Three days after sending a sample to Minn-Dak, they called Pfaltzgraff and told him they’d pay 25 cents a pound and the trucks would come to the farm to pick up the buckwheat.
“Buckwheat usually runs around 12% protein, but ours was more than 18%,” he says. “The extra stress on the plant is what produces protein.”
He attributes continuous cropping with allowing the operation to add diversity and more efficiency.
“It used to be we had to get 700 acres of wheat in the ground in a week, and we had a week to get it harvested,” Pfaltzgraff says. “Now, with 80 acres of this and 160 acres of that, we can do it ourselves. So, our equipment is actually moving more days out of the year.”
This increase in efficiency has allowed the Pfaltzgraffs to cut $40,000 in custom harvesting. The operation has tripled its revenue, although expenses have doubled.

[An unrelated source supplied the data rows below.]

template <int NOFF, int TAB, int PTS, bool KD = false>
__global__ __launch_bounds__(4 * PTS) void ndt_eval_quad_kernel(const NdtProblem P, const int seq) {
  constexpr int THREADS = 4 * PTS;
  constexpr int PITCH_PT = PTS + 8, PITCH_O = PTS + 4;
  constexpr int NT = (NOFF + 3) / 4;
  static_assert(PTS % 64 == 0, "a workgroup batch is a whole number of canonical chunks");
  if ((int)blockIdx.x >= P.nblocks) return;
  const int tid = threadIdx.x, ql = tid & 3, pq = tid >> 2;
  LSR_STAMP(0)
  LSR_STAMP_T(9, THREADS - 64)
  LSR_PASS_BEGIN()
  LSR_SPAN_BEGIN(seq)

  __shared__ float s_pt[14][PITCH_PT];
  __shared__ __attribute__((aligned(16))) float s_o[29][PITCH_O];
  __shared__ double s_bin[NDT_NBINS][32];
  __shared__ unsigned long long s_ibin[NDT_NBINS * 32];
  __shared__ double s_sum[NDT_NRED];
  __shared__ double s_lu[8][2];
  constexpr int STATE_Q = (int)(sizeof(NdtState) / 16);
  __shared__ uint4 s_state_q[STATE_Q];
  unsigned int* s_state = reinterpret_cast<unsigned int*>(s_state_q);
  extern __shared__ uint4 s_table[];

  const NdtState* __restrict__ Sin = P.st + (seq & 1);
  NdtState* __restrict__ Sout = P.st + ((seq + 1) & 1);

  const int stride = P.nblocks * PTS;
  int i = blockIdx.x * PTS + pq;
  float x = 0.f, y = 0.f, z = 0.f;
  unsigned int ang_entry = 0u, ang_entry_b = 0u;
  {
    const uint4* gq = reinterpret_cast<const uint4*>(Sin);
    const uint4 stq = (tid < STATE_Q) ? gq[tid] : make_uint4(0u, 0u, 0u, 0u);
    long long msum = 0;
    if (seq > 0 && tid < NDT_NBINS * 32) {
      const long long* b = P.bins + (size_t)((seq + 2) % NDT_NBANKS) * NDT_BANK_WORDS + tid;
      long long m[NDT_NSHARDS];
#pragma unroll
      for (int sh = 0; sh < NDT_NSHARDS; sh++) m[sh] = b[sh * (NDT_NBINS * 32)];
      msum = ((m[0] + m[1]) + (m[2] + m[3])) + ((m[4] + m[5]) + (m[6] + m[7]));
    }
    if (tid < NDT_NBINS * 32) {
      const int k = tid >> 5;
      const double q = __hiloint2double((1023 + 62 - 31 * (k + 1)) << 20, 0);
      s_bin[k][tid & 31] = (double)msum * q;
      s_ibin[tid] = 0ull;
    }
    if (tid < STATE_Q) s_state_q[tid] = stq;
    if (i < P.n) { x = P.sx[i]; y = P.sy[i]; z = P.sz[i]; }
    if (tid < 64) ang_entry = k_angle_entries[tid];
    if (tid < 8) ang_entry_b = k_angle_entries[64 + tid];
  }
  LSR_STAMP_T(8, 0)
  LSR_STAMP_T(10, THREADS - 64)
  barrier_lds_only();
  LdsState* L = (LdsState*)s_state;
  LSR_STAMP(1)
  LSR_PASS_MARK(_p_t1)
  if (P.mailbox != nullptr && blockIdx.x == 0 && tid == 0)
    __hip_atomic_store(&P.mailbox->progress, ((unsigned long long)(unsigned int)L->token << 32) | (unsigned int)seq,
                       __ATOMIC_RELAXED, __HIP_MEMORY_SCOPE_SYSTEM);
  if (uniform_i(L->done)) {
    if (blockIdx.x == 0 && seq > 0) {
      uint4* gq = reinterpret_cast<uint4*>(Sout);
      if (tid < STATE_Q) gq[tid] = s_state_q[tid];
    }
    return;
  }
  if (TAB == NDT_TAB_LDS) {
    const int nchunks = P.lds_bytes >> 10;
    const unsigned char* img = reinterpret_cast<const unsigned char*>(P.lds_image) + (size_t)(tid & 63) * 16;
    unsigned char* dst = reinterpret_cast<unsigned char*>(s_table);
    if (tid >= 64)
      for (int c = (tid >> 6) - 1; c < nchunks; c += THREADS / 64 - 1)
        __builtin_amdgcn_global_load_lds((const __attribute__((address_space(1))) void*)(img + (size_t)c * 1024),
                                         (__attribute__((address_space(3))) void*)(dst + (size_t)c * 1024), 16, 0, 0);
  }
  if (tid < 64) {
    if (seq > 0) {
      if (tid < NDT_NRED) {
        double t = (((s_bin[4][tid] + s_bin[3][tid]) + s_bin[2][tid]) + s_bin[1][tid]) + s_bin[0][tid];
        if (s_bin[0][31] != 0.0 || s_bin[1][31] != 0.0) t = __longlong_as_double(0x7FF8000000000000ll);
        s_sum[tid] = t;
      }
      wave_lds_fence();
      LSR_STAMP(6)
      LSR_CTL_BEGIN(L)
      ndt_controller_wave0(L, (const LdsDouble*)s_sum);
      wave_lds_fence();
      LSR_CTL_END(0)
      LSR_STAMP(5)
      build_request_wave0(reinterpret_cast<NdtState*>(s_state), &s_lu[0][0], reinterpret_cast<float*>(&s_lu[4][0]), ang_entry, ang_entry_b);
      LSR_CTL_END(2)
      LSR_STAMP(4)
    }
    if (blockIdx.x == 0) {
      uint4* gq = reinterpret_cast<uint4*>(Sout);
      gq[tid] = s_state_q[tid];
      if (tid + 64 < STATE_Q) gq[tid + 64] = s_state_q[tid + 64];
    }
  }
  __syncthreads();
  if (uniform_i(L->done)) {
    if (P.mailbox != nullptr && blockIdx.x == 0 && tid == 0) {
      NdtMailbox* mb = P.mailbox;
#pragma unroll
      for (int k = 0; k < 16; k++) mb->final_T[k] = L->final_T[k];
      mb->converged = L->converged;
      mb->nr_iterations = L->nr_iterations;
      mb->n_evals = L->n_evals;
      mb->n_passes = L->n_passes;
      mb->trans_probability = L->trans_probability;
      mb->last_pairs = L->last_pairs;
      __threadfence_system();
      __hip_atomic_store(&mb->done, (unsigned int)L->token, __ATOMIC_RELEASE, __HIP_MEMORY_SCOPE_SYSTEM);
    }
    return;
  }
  if (blockIdx.x == 0) {
    uint4* zb = reinterpret_cast<uint4*>(P.bins + (size_t)((seq + 1) % NDT_NBANKS) * NDT_BANK_WORDS);
    for (int k = tid; k < NDT_BANK_WORDS / 2; k += THREADS) zb[k] = make_uint4(0u, 0u, 0u, 0u);
  }
  LSR_STAMP(7)
  LSR_PASS_MARK(_p_t7)

  const int form = uniform_i(L->want_hessian);
  const bool hess = form != NDT_PASS_GRAD;
  const bool fused = form == NDT_PASS_FUSED;
  const double d1d = uniform_d(L->d1);
  const float d2 = uniform_f((float)L->d2);
  float T[12];
#pragma unroll
  for (int k = 0; k < 12; k++) T[k] = uniform_f(L->T[k]);
  const float leaf = P.leaf;
  LSR_STAMP(11)

  const unsigned short* s_map = reinterpret_cast<const unsigned short*>(s_table);
  const float4* s_rec = reinterpret_cast<const float4*>(reinterpret_cast<const unsigned char*>(s_table) + P.lds_map_bytes);

  long long* const bank = P.bins + (size_t)(seq % NDT_NBANKS) * NDT_BANK_WORDS + (size_t)(blockIdx.x & (NDT_NSHARDS - 1)) * (NDT_NBINS * 32);
  const bool one_batch = (long long)blockIdx.x * PTS + stride >= (long long)P.n;
  for (int base = blockIdx.x * PTS; base < P.n; base += stride) {
    {
      const float tx = xform_ref(T[0], T[1], T[2], T[3], x, y, z);
      const float ty = xform_ref(T[4], T[5], T[6], T[7], x, y, z);
      const float tz = xform_ref(T[8], T[9], T[10], T[11], x, y, z);
      const float fx = floorf(tx / leaf), fy = floorf(ty / leaf), fz = floorf(tz / leaf);
      const bool finite_ok = (i < P.n) && (fabsf(fx) < 1.0e9f) && (fabsf(fy) < 1.0e9f) && (fabsf(fz) < 1.0e9f);
      const int ci = finite_ok ? (int)fx : INT_MIN / 2, cj = finite_ok ? (int)fy : INT_MIN / 2, ck = finite_ok ? (int)fz : INT_MIN / 2;

      bool valid[NT], score_only[NT];
      int cellv[NT];
#pragma unroll
      for (int t = 0; t < NT; t++) {
        score_only[t] = false;
        const int o = ql + 4 * t;
        int dx, dy, dz;
        Offsets<NOFF>::get(o, dx, dy, dz);
        const int a = ci + dx, b = cj + dy, c = ck + dz;
        const bool in = (o < NOFF) & (a >= P.min_b[0]) & (a <= P.max_b[0]) & (b >= P.min_b[1]) & (b <= P.max_b[1]) &
                        (c >= P.min_b[2]) & (c <= P.max_b[2]);
        valid[t] = in;
        cellv[t] = in ? ((a - P.min_b[0]) + (b - P.min_b[1]) * P.mul1 + (c - P.min_b[2]) * P.mul2) : 0;
      }
      if (KD) {
#pragma unroll
        for (int t = 0; t < NT; t++) {
          const int code = valid[t] ? P.cell_slot[cellv[t]] : -1, sl = kd_slot(code);
          const float4 cen = P.centroid[sl >= 0 ? sl : 0];
          valid[t] = (sl >= 0) & centroid_in_radius(tx, ty, tz, cen.x, cen.y, cen.z, P.radius2);
          score_only[t] = valid[t] & (code < -1);
        }
      }
      float4 r0[NT], r1[NT], r2[NT];
      if (TAB == NDT_TAB_LDS) {
        int slot[NT];
#pragma unroll
        for (int t = 0; t < NT; t++) {
          const int sl = (int)s_map[cellv[t]];
          valid[t] = valid[t] & (sl != 0xFFFF);
          slot[t] = valid[t] ? sl : 0;
        }
#pragma unroll
        for (int t = 0; t < NT; t++) {
          r0[t] = s_rec[slot[t] * 3 + 0];
          r1[t] = s_rec[slot[t] * 3 + 1];
          r2[t] = s_rec[slot[t] * 3 + 2];
        }
      } else {
        size_t ridx[NT];
#pragma unroll
        for (int t = 0; t < NT; t++) {
          if (TAB != NDT_TAB_COMPACT) {
            ridx[t] = (size_t)cellv[t];
          } else {
            const int sl = P.cell_slot[cellv[t]];
            valid[t] = valid[t] & (sl >= 0);
            ridx[t] = (size_t)(sl >= 0 ? sl : 0);
          }
        }
#pragma unroll
        for (int t = 0; t < NT; t++) {
          r0[t] = P.rec[ridx[t] * 4 + 0];
          r1[t] = P.rec[ridx[t] * 4 + 1];
          r2[t] = P.rec[ridx[t] * 4 + 2];
        }
      }

      if (KD) {
#pragma unroll
        for (int t = 0; t < NT; t++) {
          if (score_only[t]) {
            valid[t] = true;
            r0[t] = r1[t] = r2[t] = make_float4(0.f, 0.f, 0.f, 0.f);
          }
        }
      }
      float score = 0.f, npairs = 0.f;
      float A0 = 0.f, A1 = 0.f, A2 = 0.f;
      float E00 = 0.f, E01 = 0.f, E02 = 0.f, E11 = 0.f, E12 = 0.f, E22 = 0.f;
#pragma unroll
      for (int t = 0; t < NT; t++)
        pair_terms(valid[t], hess, tx, ty, tz, r0[t], r1[t], r2[t], d2, d1d, score, npairs, A0, A1, A2, E00, E01, E02, E11, E12, E22);
      score = dpp_quad_sum(score); npairs = dpp_quad_sum(npairs);
      A0 = dpp_quad_sum(A0); A1 = dpp_quad_sum(A1); A2 = dpp_quad_sum(A2);
      if (hess) {
        E00 = dpp_quad_sum(E00); E01 = dpp_quad_sum(E01); E02 = dpp_quad_sum(E02);
        E11 = dpp_quad_sum(E11); E12 = dpp_quad_sum(E12); E22 = dpp_quad_sum(E22);
        const float row0 = (ql == 0) ? score : (ql == 1) ? npairs : (ql == 2) ? A0 : A1;
        const float row1 = (ql == 0) ? A2 : (ql == 1) ? E00 : (ql == 2) ? E01 : E02;
        const float row2 = (ql == 0) ? E11 : (ql == 1) ? E12 : (ql == 2) ? E22 : x;
        s_pt[ql][pq] = row0;
        s_pt[4 + ql][pq] = row1;
        s_pt[8 + ql][pq] = row2;
        if (ql < 2) s_pt[12 + ql][pq] = (ql == 0) ? y : z;
      } else {
        float o[29];
        if (npairs != 0.f) {
          point_terms(false, x, y, z, score, npairs, A0, A1, A2, 0.f, 0.f, 0.f, 0.f, 0.f, 0.f, L->jang, L->hang, o);
        } else {
#pragma unroll
          for (int k = 0; k < NDT_NRED_GRAD; k++) o[k] = 0.f;
        }
        s_o[ql][pq] = (ql == 0) ? o[0] : (ql == 1) ? o[1] : (ql == 2) ? o[2] : o[3];
        s_o[4 + ql][pq] = (ql == 0) ? o[4] : (ql == 1) ? o[5] : (ql == 2) ? o[6] : o[7];
      }
      i += stride;
      x = 0.f; y = 0.f; z = 0.f;
      if (i < P.n) { x = P.sx[i]; y = P.sy[i]; z = P.sz[i]; }
    }
    LSR_STAMP(12)
    barrier_lds_only();
    if (hess) {
      if (tid < PTS) {
        const float npairs = s_pt[1][tid];
        float o[29];
        if (npairs != 0.f) {
          point_terms(true, s_pt[11][tid], s_pt[12][tid], s_pt[13][tid], s_pt[0][tid], npairs, s_pt[2][tid], s_pt[3][tid], s_pt[4][tid],
                      s_pt[5][tid], s_pt[6][tid], s_pt[7][tid], s_pt[8][tid], s_pt[9][tid], s_pt[10][tid], L->jang, L->hang, o);
        } else {
#pragma unroll
          for (int k = 0; k < 29; k++) o[k] = 0.f;
        }
#pragma unroll
        for (int k = 0; k < 29; k++) s_o[k][tid] = o[k];
      }
      LSR_STAMP(13)
      barrier_lds_only();
    }
    LSR_STAMP(14)
    if (!hess || fused) {
      constexpr int RUNS = PTS / 8;
      if (tid < NDT_NRED_GRAD * RUNS) {
        const int v = tid / RUNS, k = tid & 7;
        const double t = canon::reduce_grad(&s_o[v][8 * (tid % RUNS)]);
        bool poison;
        long long m = canon::piece(t, k < NDT_NBINS ? k : 0, &poison);
        int pz = poison ? 1 : 0;
        if (PTS == 128) { m += (long long)__shfl_xor((int)m, 8, 64); pz |= __shfl_xor(pz, 8, 64); }
        if ((tid & (RUNS - 1)) < NDT_NBINS) {
          unsigned long long* dst = one_batch ? reinterpret_cast<unsigned long long*>(bank) : s_ibin;
          if (m != 0) atomicAdd(dst + k * 32 + v, (unsigned long long)m);
          if (pz && k == 0) atomicAdd(dst + 31, 1ull);
        }
      }
    }
    if (hess) {
      constexpr int RUNS = PTS / 16;
      static_assert(NDT_NRED_GRAD * (PTS / 8) % 64 == 0 && NDT_NRED_GRAD * (PTS / 8) + (((29 - NDT_NRED_GRAD) * RUNS + 63) & ~63) <= THREADS,
                    "fused pass: the two trees sit on whole waves of their own");
      const int v0 = fused ? NDT_NRED_GRAD : 0;
      const int ht = tid - (fused ? NDT_NRED_GRAD * (PTS / 8) : 0);
      if (ht >= 0 && ht < (((29 - v0) * RUNS + 63) & ~63)) {
        const int v = v0 + ht / RUNS, sg = tid & 3;
        double t = 0.0;
        if (v < 29) t = canon::reduce_hess(&s_o[v][16 * (tid % RUNS)]);
        bool poison, poison0;
        long long m = canon::piece(t, sg + 1, &poison);
        long long m0 = canon::piece(t, 0, &poison0);
        int pz = poison0 ? 1 : 0;
        if (PTS == 128) {
          m += (long long)__shfl_xor((int)m, 4, 64); m0 += (long long)__shfl_xor((int)m0, 4, 64); pz |= __shfl_xor(pz, 4, 64);
        }
        if (v < 29 && (tid & (RUNS - 1)) < 4) {
          unsigned long long* dst = one_batch ? reinterpret_cast<unsigned long long*>(bank) : s_ibin;
          if (m != 0) atomicAdd(dst + (sg + 1) * 32 + v, (unsigned long long)m);
          if (sg == 0) {
            if (m0 != 0) atomicAdd(dst + v, (unsigned long long)m0);
            if (pz) atomicAdd(dst + 31, 1ull);
          }
        }
      }
    }
    if (!hess && base + stride < P.n) barrier_lds_only();
  }

  LSR_STAMP(2)
  LSR_PASS_MARK(_p_t2)
  if (!one_batch) {
    __syncthreads();
    if (tid < NDT_NBINS * 32) {
      const unsigned long long m = s_ibin[tid];
      if (m != 0ull) atomicAdd(reinterpret_cast<unsigned long long*>(bank + tid), m);
    }
  }
  LSR_STAMP(3)
  LSR_PASS_END(hess)
  LSR_SPAN_END(seq)
}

“Last year, our cash flows were shocking,” he says. “The first time the banker saw the new cash flow projections with all the different crops, he didn’t want to loan us the money. But then, when we showed him the documentation of where everything was going to be sold, the price we were going to get and the average yield we expected, they went along with it.”
The operation has been able to make a major capital investment in new equipment, thanks to the increased cash flow.
“Our accountant said that we actually recapitalized the farm in a single year,” Pfaltzgraff says. “He said you see that in big business, but not in agriculture.”
The Pfaltzgraffs are even going to have to start paying taxes once depreciation runs out on their new equipment.
Grain inventory also looks a bit different these days in their operation. Previously, inventory would be at zero, because all the crops would be sold to the elevator. Now, the Pfaltzgraffs roll over a couple hundred thousand dollars’ worth of inventory.
“With these specialty markets, they don’t necessarily want all of the crop at once,” he says. “For example, the company we sell buckwheat to wants 30,000 pounds at a time over 6-9 months. It’s a learning curve for both us and the banker.”